It Takes 66 Days to Form a Habit

During the long summer break, I decided to drink a glass of water first thing in the morning whether I need it or not. And since I have been doing this daily for the last 2 months, it has become a part of my routine. In fact if I forget, then I feel as if something is missing; it bugs me.

Experts say that on average it takes 66 days to form a habit, if the new habit/behaviour is repeated every day. The length of time depends on the habit, the person and how consistent the person is. Also, if it takes longer to form a habit, then it will be stronger.

The same rules apply when forming learning habits in children (and adults).  Some of the learning habits that we encourage our literacy students to adopt are:

  • to plan a piece of written work before writing it

  • to check their work for mistakes

  • to remember to start sentences with capital letters and end with full stops

  • to remember to use quotes correctly and to explain them.  This is called the PQE technique in English (point quote explain)
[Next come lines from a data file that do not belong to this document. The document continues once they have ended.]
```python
EXPORTS = [
    "prt_abi_version", "prt_last_error", "prt_device_count", "prt_create", "prt_destroy", "prt_set_stream",
    "prt_set_textures", "prt_set_meshes", "prt_set_instances", "prt_set_lights", "prt_set_sky", "prt_set_camera",
    "prt_camera_look_at", "prt_postfx_preset", "prt_set_postfx", "prt_render", "prt_reset_accumulation", "prt_tile_buffer_pixels", "prt_tile_pixel_map",
    "prt_render_tiles",
    "prt_untile", "prt_trace_primary", "prt_intersect", "prt_occluded", "prt_brdf_probe", "prt_get_scene_info", "prt_set_bvh_builder",
    "prt_set_instance_materials", "prt_set_area_lights", "prt_shard_unique_id", "prt_shard_init_rccl",
    "prt_shard_attach_rccl", "prt_create_group", "prt_get_shard_info", "prt_accumulation_bytes",
    "prt_save_accumulation", "prt_load_accumulation", "prt_ray_totals", "prt_set_frames_in_flight", "prt_finish",
    "prt_render_aov", "prt_denoise_defaults", "prt_denoise", "prt_denoise_timings",
    "prt_reproject_defaults", "prt_reproject", "prt_primary_rays", "prt_shadow_reuse",
    "prt_shadow_dead",
    "prt_render_aov_ids", "prt_instance_motion", "prt_reproject_motion",
    "prt_temporal_defaults", "prt_reproject_moments", "prt_denoise_variance_defaults", "prt_denoise_variance",
    "prt_update_mesh", "prt_read_blas", "prt_read_blas_tris",
    "prt_snapshot_mesh", "prt_render_aov_deform", "prt_reproject_deform",
    "prt_set_mesh_skin", "prt_skin_mesh",
]
SHARD_ID_BYTES = 128
SHARD_NONE, SHARD_RCCL, SHARD_GROUP = 0, 1, 2

MAT_TEXTURED, MAT_DIELECTRIC, MAT_MIRROR = 0, 1, 2


class PrtError(RuntimeError):
    pass


class DeviceDesc(C.Structure):
    _fields_ = [("device", C.c_int32), ("flags", C.c_uint32)]


class Texture(C.Structure):
# ... 118 lines not shown
        "prt_set_lights": ([vp, C.POINTER(Lights)], C.c_int),
        "prt_set_sky": ([vp, vp, i32, i32], C.c_int),
        "prt_set_camera": ([vp, C.POINTER(CameraDesc)], C.c_int),
        "prt_camera_look_at": ([vp, vp, C.c_float, C.POINTER(CameraDesc)], C.c_int),
        "prt_postfx_preset": ([i32, C.POINTER(PostFx)], C.c_int),
        "prt_set_postfx": ([vp, C.POINTER(PostFx)], C.c_int),
        "prt_render": ([vp, C.POINTER(RenderParams), vp, vp, u32, C.POINTER(Stats)], C.c_int),
        "prt_reset_accumulation": ([vp, i32], C.c_int),
        "prt_accumulation_bytes": ([vp, C.POINTER(C.c_uint64)], C.c_int),
        "prt_save_accumulation": ([vp, vp, C.c_uint64], C.c_int),
        "prt_load_accumulation": ([vp, vp, C.c_uint64], C.c_int),
        "prt_ray_totals": ([vp, C.POINTER(C.c_uint64), C.POINTER(C.c_uint64), C.c_int32], C.c_int),
        "prt_primary_rays": ([vp, C.POINTER(C.c_uint64), C.POINTER(C.c_uint64), C.c_int32], C.c_int),
        "prt_shadow_reuse": ([vp, C.POINTER(C.c_uint64), C.c_int32], C.c_int),
        "prt_shadow_dead": ([vp, C.POINTER(C.c_uint64), C.c_int32], C.c_int),
        "prt_tile_buffer_pixels": ([i32, i32, i32, i32, C.POINTER(C.c_int64)], C.c_int),
        "prt_tile_pixel_map": ([i32, i32, i32, i32, i32, C.c_void_p], C.c_int),
        "prt_render_tiles": ([vp, C.POINTER(RenderParams), i32, i32, i32, vp, C.POINTER(Stats)], C.c_int),
        "prt_untile": ([vp, vp, i32, i32, i32, i32, vp, vp], C.c_int),
        "prt_trace_primary": ([vp, i32, i32, vp, u32, C.POINTER(Stats)], C.c_int),
        "prt_intersect": ([vp, i32, vp, vp, vp, vp], C.c_int),
        "prt_occluded": ([vp, i32, vp, vp, vp, vp], C.c_int),
        "prt_brdf_probe": ([vp, i32, i32, vp, vp], C.c_int),
        "prt_get_scene_info": ([vp, C.POINTER(SceneInfo)], C.c_int),
        "prt_set_bvh_builder": ([vp, i32], C.c_int),
        "prt_set_instance_materials": ([vp, vp, i32], C.c_int),
        "prt_set_area_lights": ([vp, C.POINTER(AreaLight), i32], C.c_int),
        "prt_shard_unique_id": ([vp], C.c_int),
        "prt_shard_init_rccl": ([vp, vp, i32, i32, i32], C.c_int),
        "prt_shard_attach_rccl": ([vp, vp, i32], C.c_int),
# ... 9 lines not shown
        "prt_render_aov_ids": ([vp, i32, i32, u32, vp, vp, vp, u32], C.c_int),
        "prt_instance_motion": ([vp, vp, i32, vp], C.c_int),
        "prt_reproject_motion": ([vp, C.POINTER(ReprojectParams), i32, i32, C.POINTER(CameraDesc), vp, vp, vp,
                                  C.POINTER(CameraDesc), vp, vp, vp, vp, i32, vp, vp, u32], C.c_int),
        "prt_temporal_defaults": ([C.POINTER(TemporalParams)], C.c_int),
        "prt_reproject_moments": ([vp, C.POINTER(TemporalParams), i32, i32, C.POINTER(CameraDesc), vp, vp, vp,
                                   C.POINTER(CameraDesc), vp, vp, vp, vp, i32, vp, vp, vp, vp, u32], C.c_int),
        "prt_render_aov_deform": ([vp, i32, i32, u32, vp, vp, vp, vp, u32], C.c_int),
        "prt_reproject_deform": ([vp, C.POINTER(TemporalParams), i32, i32, C.POINTER(CameraDesc), vp, vp, vp,
                                  C.POINTER(CameraDesc), vp, vp, vp, vp, i32, vp, vp, vp, vp, vp, vp, u32], C.c_int),
        "prt_denoise_variance_defaults": ([C.POINTER(DenoiseVarianceParams)], C.c_int),
        "prt_denoise_variance": ([vp, C.POINTER(DenoiseVarianceParams), i32, i32, vp, vp, vp, vp, vp, vp, vp, u32],
                                 C.c_int),
    }
    for name, (args, res) in sig.items():
        f = getattr(L, name)
        f.argtypes = args
        f.restype = res
    if L.prt_abi_version() != ABI_VERSION:
        raise PrtError(f"{LIBPATH}: ABI {L.prt_abi_version()} != {ABI_VERSION} (stale build: rerun __graft_entry__.build())")
    _lib = L
    return L


def check(rc: int) -> None:
    if rc != PRT_OK:
        msg = load().prt_last_error()
        raise PrtError(f"prt error {rc}: {msg.decode() if msg else ''}")
```

### physically-based-ray-tracer_amd/prt/renderer.py

```python
from __future__ import annotations

import ctypes as C
from dataclasses import dataclass, field

import numpy as np

from . import _lib
from ._lib import check

F32 = np.float32


def _f32(a):
    return np.ascontiguousarray(a, dtype=np.float32)


def _ptr(a):
    return a.ctypes.data if isinstance(a, np.ndarray) else a


def _images(n, device_out, timed=False, f32=(), u32=(), outs=()):
    of = (_lib.OUT_DEVICE if device_out else 0) | (_lib.OUT_TIMED if timed else 0)
    if device_out:
        return list(f32), list(u32), [o[0] for o in outs], of
# ... 414 lines not shown
    def primary_rays(self, reset=False):
        tr, re_ = C.c_uint64(), C.c_uint64()
        check(self.L.prt_primary_rays(self.h, C.byref(tr), C.byref(re_), 1 if reset else 0))
        return int(tr.value), int(re_.value)

    def shadow_reuse(self, reset=False):
        n = C.c_uint64()
        check(self.L.prt_shadow_reuse(self.h, C.byref(n), 1 if reset else 0))
        return int(n.value)

    def shadow_dead(self, reset=False):
        n = C.c_uint64()
        check(self.L.prt_shadow_dead(self.h, C.byref(n), 1 if reset else 0))
        return int(n.value)

    def save_accumulation(self) -> bytes:
        n = C.c_uint64()
        check(self.L.prt_accumulation_bytes(self.h, C.byref(n)))
        if n.value == 0:
            return b""
        buf = (C.c_uint8 * n.value)()
        check(self.L.prt_save_accumulation(self.h, buf, n.value))
        return bytes(buf)

    def load_accumulation(self, blob: bytes):
        buf = (C.c_uint8 * len(blob)).from_buffer_copy(blob)
        check(self.L.prt_load_accumulation(self.h, buf, len(blob)))

    def trace_primary(self, width, height):
        hits = np.zeros(width * height, dtype=[("t", F32), ("u", F32), ("v", F32), ("prim", np.uint32),
# ... 350 lines not shown
```

Baseline: 6220 Mrays/s.

## Fuse wave-init into the first deferred shade pass when primary hits are reused

Adds a k_shade2d_init kernel that does per-pixel path setup (seed, jitter, primary ray, miss handling) inside the first shade iteration of the PlainDeferred pipeline when primary hits and light visibility are reused. When that path applies, the separate wave-init launch is skipped. The goal is to drop one full-screen kernel launch and its round trip of per-item state through global memory. It adds a new code path that is on by default but can be disabled with PRT_FUSED_INIT, falls back when the lvis buffer was just cleared, and adds a counter API.

```diff
diff --git a/include/prt.h b/include/prt.h
--- a/include/prt.h
+++ b/include/prt.h
@@ -166,6 +166,7 @@
 int prt_primary_rays(prt_ctx* ctx, uint64_t* traced, uint64_t* reused, int32_t reset);
 int prt_shadow_reuse(prt_ctx* ctx, uint64_t* reused, int32_t reset);
 int prt_shadow_dead(prt_ctx* ctx, uint64_t* dead, int32_t reset);
+int prt_fused_init_passes(prt_ctx* ctx, uint64_t* passes, int32_t reset);
 
 int prt_accumulation_bytes(prt_ctx* ctx, uint64_t* bytes);
 int prt_save_accumulation(prt_ctx* ctx, void* blob, uint64_t bytes);
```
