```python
SIGNATURES = {
    "adyolo_abi_version": (I, []),
    "adyolo_last_error": (ctypes.c_char_p, []),
    "adyolo_feat_stft_mel": (I, [P] * 8 + [I, I] + [P] * 4 + [I, I, I, P]),
    "adyolo_feat_finish": (I, [P] * 4 + [I, I, I, P]),
    "adyolo_feat_gcc_phat": (I, [P] * 6 + [I, I, I, I, P]),
    "adyolo_nchw_to_nhwc8": (I, [P, P, I, I, I, I, P]),
    "adyolo_pack_w3x3": (I, [P, P, P, I, I, I, P]),
    "adyolo_conv3x3_tiles": (I, [I] * 3),
    "adyolo_conv3x3_fwd": (I, [P] * 13 + [I] * 7 + [P]),
    "adyolo_wino_pack_w": (I, [P, P, P, I, I, I, P]),
    "adyolo_wino_pack_many": (I, [P, I, I, I, P]),
    "adyolo_wino_tiles": (I, [I] * 3),
    "adyolo_wino_fwd": (I, [P] * 13 + [I] * 7 + [P]),
    "adyolo_wino4_pack_w": (I, [P, P, P, I, I, I, P]),
    "adyolo_wino4_pack_many": (I, [P, I, I, I, P]),
    "adyolo_wino4_tiles": (I, [I] * 3),
    "adyolo_wino4_fwd": (I, [P] * 13 + [I] * 7 + [P]),
    "adyolo_wino4_fwd_form": (I, [I] * 3),
    "adyolo_wino4_last_form": (I, []),
    "adyolo_set_switches": (I, [I]),
    "adyolo_wino4_wgrad_slabs": (I, [I] * 5),
    "adyolo_wino4_wgrad": (I, [P] * 7 + [I] * 6 + [P]),
    "adyolo_wino_wgrad_slabs": (I, [I] * 5),
    "adyolo_wino_wgrad": (I, [P] * 7 + [I] * 6 + [P]),
    "adyolo_conv3x3_wgrad_slabs": (I, [I] * 5),
    "adyolo_conv3x3_wgrad": (I, [P] * 6 + [I] * 6 + [P]),
    "adyolo_gemm": (I, [P] * 5 + [I] * 10 + [P]),
    "adyolo_gemm_batched": (I, [P] * 3 + [I] * 10 + [L] * 6 + [F, I, P]),
    "adyolo_colsum": (I, [P, P, P, I, I, I, I, P]),
    "adyolo_bn_stats": (I, [P] * 7 + [I, I, I, F, F, P]),
    "adyolo_bn_stats_tiles": (I, [P] * 11 + [I, I, I, I, F, F, P]),
    "adyolo_bn_eval_stats": (I, [P] * 4 + [I, F, P]),
    "adyolo_bn_scale_shift": (I, [P] * 6 + [I, P]),
    "adyolo_affine_nhwc": (I, [P] * 4 + [L, I, P]),
    "adyolo_bn_bwd_reduce": (I, [P] * 7 + [L, I, P]),
    "adyolo_bn_bwd_tiles": (I, [P, P, P, P, I, I, P]),
    "adyolo_bn_bwd_apply": (I, [P] * 12 + [L, I, I, F, P]),
    "adyolo_bn_persample": (I, [P, P, P, I, I, I, P]),
    "adyolo_bn_finish": (I, [P] * 10 + [I, I, I, F, F, P]),
    "adyolo_se_fc_fwd": (I, [P] * 10 + [I, I, I, I, P]),
    "adyolo_relu_mask_words": (L, [I, I, I]),
    "adyolo_se_tail_fwd": (I, [P] * 9 + [I, I, I, P]),
    "adyolo_se_tail_fwd_pool_ok": (I, [I, I, I]),
    "adyolo_se_tail_fwd_pool": (I, [P] * 9 + [I, I, I, I, P]),
    "adyolo_se_tail_bwd_reduce": (I, [P] * 9 + [I, I, I, P]),
    "adyolo_se_tail_bwd_tiles": (I, [P, P, P, I, I, I, P]),
    "adyolo_se_fc_bwd_words": (L, [I, I]),
    "adyolo_se_fc_bwd": (I, [P] * 16 + [I, I, I, I, P]),
    "adyolo_se_tail_bwd_apply": (I, [P] * 13 + [I, I, I, F, P]),
    "adyolo_se_tail_bwd_reduce_pooled": (I, [P] * 8 + [I, I, I, I, P]),
    "adyolo_se_tail_bwd_apply_pooled": (I, [P] * 13 + [I, I, I, I, F, P]),
    "adyolo_avgpool2_fwd": (I, [P, P, I, I, I, I, P]),
    "adyolo_avgpool2_bwd": (I, [P, P, I, I, I, I, P]),
    "adyolo_add": (I, [P, P, P, L, P]),
    "adyolo_mul": (I, [P, P, P, L, P]),
    "adyolo_scale_dev": (I, [P, P, P, L, P]),
    "adyolo_sap_fwd": (I, [P] * 5 + [I, I, I, P]),
    "adyolo_sap_bwd": (I, [P] * 8 + [I, I, I, P]),
    "adyolo_gru_fwd": (I, [P] * 6 + [I, I, P]),
    "adyolo_gru_bwd": (I, [P] * 6 + [I, I, P]),
# ... 113 lines not shown
```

  • to underline keywords in exam questions

  • to read every day

  • to brainstorm words and ideas for used in a story

And some of the learning habits we teach our numeracy students are:

  • to show working out when doing a maths question

  • to touch every single object when counting

  • to write out the formula they are going to use

  • to search for patterns in maths calculations

  • to set out calculations in the correct way

These learning habits cannot always be acquired in the classroom because there isn’t enough opportunity for repetition.  Planning is taught, but maybe only for a week and then the school teacher would move onto a new topic.  To create a habit you need to repeat the behaviour in the same situation. It is important that something about the setting where you perform the behaviour is consistent so that it can cue the behaviour.  Eventually the behaviour will becomes automatic and then the child can apply it in other situations.  So a child may punctuate correctly at Kip McGrath, but not necessarily remember to do so at school.  This would happen once the behaviour has become automatic and the child does so without thinking.

So be patient with children, when they are trying to learn a new skill.  New habits do not stop the old habits from existing; they just have to become stronger influences on behaviour.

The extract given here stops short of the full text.